§ **MATERIAL PROVIDED**
·····
#ifndef FGX_S2_F32
#define FGX_S2_F32 1
#endif
#ifndef FGX_S2_FMASEL
#define FGX_S2_FMASEL 1
#endif
#ifndef FGX_S2_NOSUM
#define FGX_S2_NOSUM 1
#endif
#ifndef FGX_S2_PREGATE
#define FGX_S2_PREGATE 1
#endif
struct S2Lds {
  GateTables g;
// ... 676 lines not shown
      const uint32_t x1 = drop ? c1 : agree ? 0u : (c1 ^ cb), x2 = drop ? c2 : agree ? 0u : (c2 ^ cb);
      const bool changed = nq != qa || nq != qb;
      if (valid) {
        atomicXor((uint32_t*)(W + (o1 & ~3u)), x1 << (8 * (o1 & 3) + sh1));
        atomicXor((uint32_t*)(W + (o2 & ~3u)), x2 << (8 * (o2 & 3) + sh2));
        W[q1] = (uint8_t)newq; W[q2] = (uint8_t)newq;
      }
      const uint32_t na = (uint32_t)__popcll(__ballot(valid && agree)), nd = (uint32_t)__popcll(__ballot(valid && !agree));
      ov_agree += na; ov_dis += nd;
      ov_corr += (uint32_t)__popcll(__ballot(valid && agree && changed)) + 2u * nd;
    };
    const unsigned long long om = __ballot(act && ov_cnt != 0);
    if (om) {
      const uint32_t np = (uint32_t)__popcll(om), fp = (uint32_t)__builtin_ctzll(om);
      const uint32_t cn0 = rlane(ov_cnt, fp);
      if (ov_uniform && np > 1u && cn0 < 64u) {
        const uint32_t oo1 = rlane(ov_off1, fp), oo2 = rlane(ov_off2, fp);
        if (act && ov_cnt != 0) *(uint16_t*)(W + ibase + 2u * (uint32_t)__popcll(om & below)) = (uint16_t)(slot | (mate_slot << 8));
        wave_sync();
        const uint32_t inv = uni((uint32_t)(1048576.0f / (float)cn0) + 2u);
        const uint32_t total = np * cn0;
        for (uint32_t t0 = 0; t0 < total; t0 += 64) {
          const uint32_t t = t0 + lane;
          const bool in = t < total;
          const uint32_t tt = in ? t : 0u;
          const uint32_t pk = s2_mul24(tt, inv) >> 20, w = tt - s2_mul24(pk, cn0);
          const uint32_t rows = *(const uint16_t*)(W + ibase + 2u * pk), r1 = rows & 0xFF, r2 = rows >> 8;
          const uint32_t i1 = oo1 + w, i2 = oo2 + w;
          shared_base(in, S0 + r1 * SS + (i1 >> 1), S0 + r2 * SS + (i2 >> 1), r1 * QS + i1, r2 * QS + i2, (~i1 & 1) << 2, (~i2 & 1) << 2);
        }
      } else {
        const uint32_t mt_q = mate_slot * QS, mt_s = S0 + mate_slot * SS;
        const uint32_t my_q0 = slot * QS, my_s0 = S0 + slot * SS;
        for (unsigned long long pm = om; pm; pm &= pm - 1) {
          const uint32_t a = (uint32_t)__builtin_ctzll(pm);
          const uint32_t sa = rlane(my_s0, a), qa0 = rlane(my_q0, a), sb = rlane(mt_s, a), qb0 = rlane(mt_q, a);
          const uint32_t cn = rlane(ov_cnt, a);
          const uint32_t i1 = rlane(ov_off1, a) + lane, i2 = rlane(ov_off2, a) + lane;
          uint32_t o1 = sa + (i1 >> 1), o2 = sb + (i2 >> 1), q1 = qa0 + i1, q2 = qb0 + i2;
          const uint32_t sh1 = (~i1 & 1) << 2, sh2 = (~i2 & 1) << 2;
          for (uint32_t w0 = 0; w0 < cn; w0 += 64, o1 += 32, o2 += 32, q1 += 64, q2 += 64) shared_base(w0 + lane < cn, o1, o2, q1, q2, sh1, sh2);
        }
      }
    }
  }
  const uint32_t ov_bases = ov_agree + ov_dis;
  wave_sync();
  PH(3)
  S2_ABLATE_AFTER(3, ov_bases + ov_corr + W[my_s])

  const uint32_t fl = l_seq > clip ? l_seq - clip : 0u;
  if (act) {
    uint32_t z0, z1;
    if (!rev) { z0 = fl; z1 = ty == 2u ? len_b : len_a; } else { z0 = 0; z1 = clip < l_seq ? clip : l_seq; }
    if (z0 < z1) {
      if (z0 & 1u) { W[my_s + (z0 >> 1)] &= 0xF0; z0++; }
      if (z0 < z1 && (z1 & 1u)) { W[my_s + (z1 >> 1)] &= 0x0F; z1--; }
      for (uint32_t b = z0 >> 1; b < (z1 >> 1); b++) W[my_s + b] = 0;
// ... 630 lines not shown
    else if (threadIdx.x == 24u) tiny_w = w[(offsetof(S2Lds, g) + offsetof(GateTables, cap)) / 4];
  } else {
#pragma unroll
    for (int u = 0; u < 6; u++) { const uint32_t ii = threadIdx.x + u * blockDim.x; im[u] = img_src[ii < IMG_V ? ii : 0u]; }
  }
  uint8_t* W = dyn + (size_t)wv * P.lds_wave_bytes;
  const uint32_t my_list = blockIdx.x & (N_LISTS - 1);
  s2_cols_family<QS_T, SS_T, DIRECT, COLS, false>(P, g, bail, tiny_w, im, W, sL, lane, my_list);
}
·····
Each entry above must be set down again without alteration.

§ **PROBLEM SOLUTION**
#ifndef FGX_S2_F32
#define FGX_S2_F32 1
#endif
#ifndef FGX_S2_FMASEL
#define FGX_S2_FMASEL 1
#endif
#ifndef FGX_S2_NOSUM
#define FGX_S2_NOSUM 1
#endif
#ifndef FGX_S2_PREGATE
#define FGX_S2_PREGATE 1
#endif
struct S2Lds {
  GateTables g;
// ... 676 lines not shown
      const uint32_t x1 = drop ? c1 : agree ? 0u : (c1 ^ cb), x2 = drop ? c2 : agree ? 0u : (c2 ^ cb);
      const bool changed = nq != qa || nq != qb;
      if (valid) {
        atomicXor((uint32_t*)(W + (o1 & ~3u)), x1 << (8 * (o1 & 3) + sh1));
        atomicXor((uint32_t*)(W + (o2 & ~3u)), x2 << (8 * (o2 & 3) + sh2));
        W[q1] = (uint8_t)newq; W[q2] = (uint8_t)newq;
      }
      const uint32_t na = (uint32_t)__popcll(__ballot(valid && agree)), nd = (uint32_t)__popcll(__ballot(valid && !agree));
      ov_agree += na; ov_dis += nd;
      ov_corr += (uint32_t)__popcll(__ballot(valid && agree && changed)) + 2u * nd;
    };
    const unsigned long long om = __ballot(act && ov_cnt != 0);
    if (om) {
      const uint32_t np = (uint32_t)__popcll(om), fp = (uint32_t)__builtin_ctzll(om);
      const uint32_t cn0 = rlane(ov_cnt, fp);
      if (ov_uniform && np > 1u && cn0 < 64u) {
        const uint32_t oo1 = rlane(ov_off1, fp), oo2 = rlane(ov_off2, fp);
        if (act && ov_cnt != 0) *(uint16_t*)(W + ibase + 2u * (uint32_t)__popcll(om & below)) = (uint16_t)(slot | (mate_slot << 8));
        wave_sync();
        const uint32_t inv = uni((uint32_t)(1048576.0f / (float)cn0) + 2u);
        const uint32_t total = np * cn0;
        for (uint32_t t0 = 0; t0 < total; t0 += 64) {
          const uint32_t t = t0 + lane;
          const bool in = t < total;
          const uint32_t tt = in ? t : 0u;
          const uint32_t pk = s2_mul24(tt, inv) >> 20, w = tt - s2_mul24(pk, cn0);
          const uint32_t rows = *(const uint16_t*)(W + ibase + 2u * pk), r1 = rows & 0xFF, r2 = rows >> 8;
          const uint32_t i1 = oo1 + w, i2 = oo2 + w;
          shared_base(in, S0 + r1 * SS + (i1 >> 1), S0 + r2 * SS + (i2 >> 1), r1 * QS + i1, r2 * QS + i2, (~i1 & 1) << 2, (~i2 & 1) << 2);
        }
      } else {
        const uint32_t mt_q = mate_slot * QS, mt_s = S0 + mate_slot * SS;
        const uint32_t my_q0 = slot * QS, my_s0 = S0 + slot * SS;
        for (unsigned long long pm = om; pm; pm &= pm - 1) {
          const uint32_t a = (uint32_t)__builtin_ctzll(pm);
          const uint32_t sa = rlane(my_s0, a), qa0 = rlane(my_q0, a), sb = rlane(mt_s, a), qb0 = rlane(mt_q, a);
          const uint32_t cn = rlane(ov_cnt, a);
          const uint32_t i1 = rlane(ov_off1, a) + lane, i2 = rlane(ov_off2, a) + lane;
          uint32_t o1 = sa + (i1 >> 1), o2 = sb + (i2 >> 1), q1 = qa0 + i1, q2 = qb0 + i2;
          const uint32_t sh1 = (~i1 & 1) << 2, sh2 = (~i2 & 1) << 2;
          for (uint32_t w0 = 0; w0 < cn; w0 += 64, o1 += 32, o2 += 32, q1 += 64, q2 += 64) shared_base(w0 + lane < cn, o1, o2, q1, q2, sh1, sh2);
        }
      }
    }
  }
  const uint32_t ov_bases = ov_agree + ov_dis;
  wave_sync();
  PH(3)
  S2_ABLATE_AFTER(3, ov_bases + ov_corr + W[my_s])

  const uint32_t fl = l_seq > clip ? l_seq - clip : 0u;
  if (act) {
    uint32_t z0, z1;
    if (!rev) { z0 = fl; z1 = ty == 2u ? len_b : len_a; } else { z0 = 0; z1 = clip < l_seq ? clip : l_seq; }
    if (z0 < z1) {
      if (z0 & 1u) { W[my_s + (z0 >> 1)] &= 0xF0; z0++; }
      if (z0 < z1 && (z1 & 1u)) { W[my_s + (z1 >> 1)] &= 0x0F; z1--; }
      for (uint32_t b = z0 >> 1; b < (z1 >> 1); b++) W[my_s + b] = 0;
// ... 630 lines not shown
    else if (threadIdx.x == 24u) tiny_w = w[(offsetof(S2Lds, g) + offsetof(GateTables, cap)) / 4];
  } else {
#pragma unroll
    for (int u = 0; u < 6; u++) { const uint32_t ii = threadIdx.x + u * blockDim.x; im[u] = img_src[ii < IMG_V ? ii : 0u]; }
  }
  uint8_t* W = dyn + (size_t)wv * P.lds_wave_bytes;
  const uint32_t my_list = blockIdx.x & (N_LISTS - 1);
  s2_cols_family<QS_T, SS_T, DIRECT, COLS, false>(P, g, bail, tiny_w, im, W, sL, lane, my_list);
}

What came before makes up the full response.